It’s ok, you can let go…

Two years ago I watched the last episode of LOST, having spent the previous year re-watching, tweeting, blogging and just about inhaling the series on an almost daily basis. I walked to my bed that night, satisfied with the ending. Not just satisfied, but joyful over the way it ended, and brought the story of LOST full circle with the closing of the same eye that opened the 6 years of enthralling television.

The show met me in the time of my life where I had many successes and lots of regrets. The stage of my life that I lived in the summer of 2009 was an uproar of my own making, a plane wreck if we want to speak metaphorically. I was trying to fix myself, I my life had become unmanageable because of an addiction, and at that time I was white knuckling the withdrawals and trying to fix myself. In a way, the reason LOST finale resonated so well with me, is between the end of season 5 and the beginning of season 6 I had reached the end of myself, and started seeking the help of a recovery community. There, in that community of messed up souls, I found a connection with fellow strugglers, that resonated many large themes of LOST. It very well may be that seeing LOST through the lens of that experience I’m reading my own struggle into that work of fiction, and I’ll admit it. Because face it, we all do that.

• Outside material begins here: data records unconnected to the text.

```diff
@@ -919,7 +912,11 @@
         }
         TBK_HIP(hipGetLastError());
     }
-    if (!rows || !A.fused || slices_k) {
+    if ((!rows || !A.fused || slices_k) && nslices == 1 && !want_plaq && tbk_knobs().flux_defer != 0) {
+        w->flux_pend_n = (rows && !slices_k) ? A.bpb : A.bps;
+        w->flux_pend_nslices = 1;
+        w->flux_done = DoneArgs{nullptr, nullptr, nullptr, 0u};
+    } else if (!rows || !A.fused || slices_k) {
         ProfScope ps(ctx, "flux_reduce");
         w->flux_done = (w->flux_totals_host && !want_plaq) ? tbk_done_arm(ctx, false) : DoneArgs{nullptr, nullptr, nullptr, 0u};
         hipLaunchKernelGGL(k_flux_reduce, dim3((unsigned)nslices), dim3(1024), 0, ctx->stream,
@@ -935,6 +932,10 @@
     TBK_REQUIRE(w && totals, TBK_EINVAL, "tbk_berry_flux_result: null argument");
     TBK_REQUIRE(w->flux_nslices > 0, TBK_EINVAL, "tbk_berry_flux_result: no flux launch pending");
     tbk_ctx* ctx = w->ctx;
+    {
+        const int rc = tbk_flux_flush_pending(w, true);
+        if (rc) return rc;
+    }
     if (plaq) {
         TBK_REQUIRE(w->flux_plaq_n > 0, TBK_EINVAL, "tbk_berry_flux_result: plaquettes were not requested");
         TBK_HIP(hipMemcpyAsync(plaq, w->flux_plaq_dev, w->flux_plaq_n * sizeof(double), hipMemcpyDeviceToHost,
diff --git a/pythtb_amd/csrc/tbk_core.hip b/pythtb_amd/csrc/tbk_core.hip
--- a/pythtb_amd/csrc/tbk_core.hip
+++ b/pythtb_amd/csrc/tbk_core.hip
@@ -74,6 +74,7 @@
     geti("TBK_FLUX_TI", k.flux_ti);
     geti("TBK_FLUX_FUSED", k.flux_fused);
     geti("TBK_FLUX_ORDER", k.flux_order);
+    geti("TBK_FLUX_DEFER", k.flux_defer);
     geti("TBK_REG_DIRECT", k.reg_direct);
     geti("TBK_REG_CELLS", k.reg_cells);
     geti("TBK_FLUX_SLICES", k.flux_slices);
@@ -305,6 +306,11 @@
     w->flux_totals_dev = nullptr;
 }
 int tbk_wfs_totals_alloc(tbk_wfs* w, int64_t nslices) {
+    if (w->flux_pend_n > 0) {
+        const int rc = tbk_flux_flush_pending(w, false);
+        if (rc) return rc;
+        TBK_HIP(hipStreamSynchronize(w->ctx->stream));
+    }
     tbk_wfs_totals_free(w);
     const size_t bytes = (size_t)std::max<int64_t>(nslices, 1) * sizeof(double);
     if (bytes <= 64 * 1024 && tbk_knobs().zero_copy_kb > 0) {
diff --git a/pythtb_amd/csrc/tbk_internal.h b/pythtb_amd/csrc/tbk_internal.h
--- a/pythtb_amd/csrc/tbk_internal.h
+++ b/pythtb_amd/csrc/tbk_internal.h
@@ -77,6 +77,7 @@
     int flux_slices = 1;
     int flux_fused = 0;
     int flux_order = -1;
+    int flux_defer = 1;
     int trigv_from = -1;
     int chain_ws_mb = 1024;
     int mesh_rows = 1;
@@ -247,6 +248,35 @@
         __hip_atomic_store(d.word, d.seq, __ATOMIC_RELEASE, __HIP_MEMORY_SCOPE_SYSTEM);
     }
 }
+
+template <int NT>
+__device__ __forceinline__ double tbk_flux_sum_fixed(const double* __restrict__ p, const int n, double* red) {
+    static_assert(NT % 64 == 0 && 1024 % NT == 0, "tbk_flux_sum_fixed: whole wavefronts, whole rounds");
+#pragma unroll
+    for (int r = 0; r < 1024 / NT; ++r) {
+        const int v = r * NT + (int)threadIdx.x;
+        double s0 = 0.0, s1 = 0.0, s2 = 0.0, s3 = 0.0;
+        for (int i = v; i < n; i += 4 * 1024) {
+            const double v0 = p[i];
+            const double v1 = i + 1024 < n ? p[i + 1024] : 0.0;
+            const double v2 = i + 2048 < n ? p[i + 2048] : 0.0;
+            const double v3 = i + 3072 < n ? p[i + 3072] : 0.0;
+            s0 += v0;
+            s1 += v1;
+            s2 += v2;
+            s3 += v3;
+        }
+        double s = (s0 + s1) + (s2 + s3);
+#pragma unroll
+        for (int off = 32; off > 0; off >>= 1) s += __shfl_xor(s, off);
+        if ((threadIdx.x & 63) == 0) red[v >> 6] = s;
+    }
+    __syncthreads();
+    double t = red[0];
+#pragma unroll
+    for (int i = 1; i < 16; ++i) t += red[i];
+    return t;
+}
 #endif
 
 struct ProfScope {
@@ -327,7 +357,10 @@
     int64_t flux_plaq_cap = 0, flux_plaq_n = 0;
     double* flux_partial_dev = nullptr;
     int64_t flux_partial_cap = 0;
-};
+    int flux_pend_n = 0;
+    int64_t flux_pend_nslices = 0;
+};
+int tbk_flux_flush_pending(struct tbk_wfs* w, bool arm);
 
 int tbk_mesh_evals_rows(struct tbk_model* m, const int32_t* mesh, double* e_dev, bool* done);
 int tbk_wfs_totals_alloc(struct tbk_wfs* w, int64_t nslices);
diff --git a/pythtb_amd/csrc/tbk_solve.hip b/pythtb_amd/csrc/tbk_solve.hip
--- a/pythtb_amd/csrc/tbk_solve.hip
+++ b/pythtb_amd/csrc/tbk_solve.hip
@@ -939,9 +939,19 @@
 #ifndef TBK_ROWS_OCC
 #define TBK_ROWS_OCC
 #endif
+__device__ __forceinline__ void grid_carried_flux_sum(const double* __restrict__ partial, const int n, double* __restrict__ total,
+                                                      double* red) {
+    const double t = tbk_flux_sum_fixed<256>(partial, n, red);
+    if (threadIdx.x == 0) total[0] = t;
+}
+
 template <int N, int PM>
 __global__ __launch_bounds__(256) TBK_ROWS_OCC void k_grid_rows(const ModelView mv, const GridArgs G) {
     extern __shared__ __align__(16) unsigned char lds_rows[];
+    if (G.red_n > 0 && (int64_t)blockIdx.x * 4 >= G.ntiles) {
+        grid_carried_flux_sum(G.red_partial, G.red_n, G.red_total, reinterpret_cast<double*>(lds_rows));
+        return;
+    }
     constexpr int NSLOT = N * (N + 1) / 2;
     const int wib = N > 2 ? __builtin_amdgcn_readfirstlane((int)(threadIdx.x >> 6)) : (int)(threadIdx.x >> 6);
     const int lane = threadIdx.x & 63;
@@ -2566,6 +2576,10 @@
                     TBK_EUNSUPPORTED, "tbk_wfs_solve_grid_flux: a %d-D array of %d states (last-axis range %d): the fused kernel "
                     "serves 2-D arrays of 2 states (range <= 2) or 4 states (range 1)", D, n, pm);
         const TbkKnobs& K = tbk_knobs();
+        {
+            const int rcp = tbk_flux_flush_pending(w, false);
+            if (rcp) return rcp;
+        }
         FusedArgs F{};
         const bool in_llc = w->bytes <= ((int64_t)256 << 20) + (1 << 20);
         F.R = K.fused_rows > 0 ? std::min(K.fused_rows, 16) : (in_llc ? 6 : 8);
@@ -2684,7 +2698,7 @@
                         160 * 1024 / 2 + 1024);
             if (tbk_knobs().grid_occ > 0 && tbk_knobs().grid_occ < 8)
                 lds = std::max(lds, (size_t)(160 * 1024) / (size_t)(tbk_knobs().grid_occ + 1) + 1024);
-            const unsigned blocks = (unsigned)((G.ntiles + 3) / 4);
+            unsigned blocks = (unsigned)((G.ntiles + 3) / 4);
             const int64_t npart = G.ntiles * std::max(n - 1, 1);
             if (w->gap_part_cap < npart) {
                 TBK_HIP(hipStreamSynchronize(ctx->stream));
@@ -2696,6 +2710,15 @@
             }
             G.gap_part = w->gap_part_dev;
             w->gap_part_n = G.ntiles;
+            if (w->flux_pend_n > 0 && w->flux_pend_nslices == 1) {
+                G.red_n = w->flux_pend_n;
+                G.red_partial = w->flux_partial_dev;
+                G.red_total = w->flux_totals_dev;
+                blocks += 1u;
+                lds = std::max(lds, (size_t)16 * sizeof(double));
+                w->flux_pend_n = 0;
+                w->flux_pend_nslices = 0;
+            }
 #define TBK_ROWS(NN, PP) hipLaunchKernelGGL((k_grid_rows<NN, PP>), dim3(blocks), dim3(256), lds, ctx->stream, m->view, G)
             const int pm = m->view.pmax;
             switch (n * 8 + (pm <= 4 ? pm : 5)) {
diff --git a/pythtb_amd/csrc/tbk_solve_dev.h b/pythtb_amd/csrc/tbk_solve_dev.h
--- a/pythtb_amd/csrc/tbk_solve_dev.h
+++ b/pythtb_amd/csrc/tbk_solve_dev.h
@@ -33,6 +33,9 @@
     int tpr;
     int64_t ntiles;
     int reg_cells;
+    int red_n;
+    const double* red_partial;
+    double* red_total;
 #ifdef TBK_DIAG
     int ablate;
 #endif
```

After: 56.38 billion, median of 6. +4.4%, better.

As a confessing Christian, I also viewed LOST through those glasses, and the themes of forgiveness, loyalty, redemption, sacrifice and community certainly made those facets of the show more vivid to me. The symbols of light and dark, water and fire triggered many things I’ve learned from the scriptures, and helped me to form a tighter understanding of my own faith.

I’ve used LOST scenes to teach some of tenets of recovery, the need to come to grips with our past, what ever happened, what I did, sort through them, then let them go. The reason the finale of LOST resonated with me, is I saw all of the characters I loved pass through that as they remembered the island and the important things that happened to them. Those characters and their shared experience (both the good times and the bad times) are what saved them. Not from the smoke monster and his quest to extinguish the light, but from themselves and their willingness to ignore the light.

When Hurley drank the water Jack offered as a rite, and became like Jack is, I knew the Island is in the best of hands. It will continue to be a place where messed up people like me can find other people to hold on to, to struggle with, and to over come. We all need a place like the island, a place where we can be together.

I can let go of lots of things in my life, I need to let go of a lot more, but the lessons I learned through LOST about love, life, forgiveness and endurance… Those, I’ll hold onto.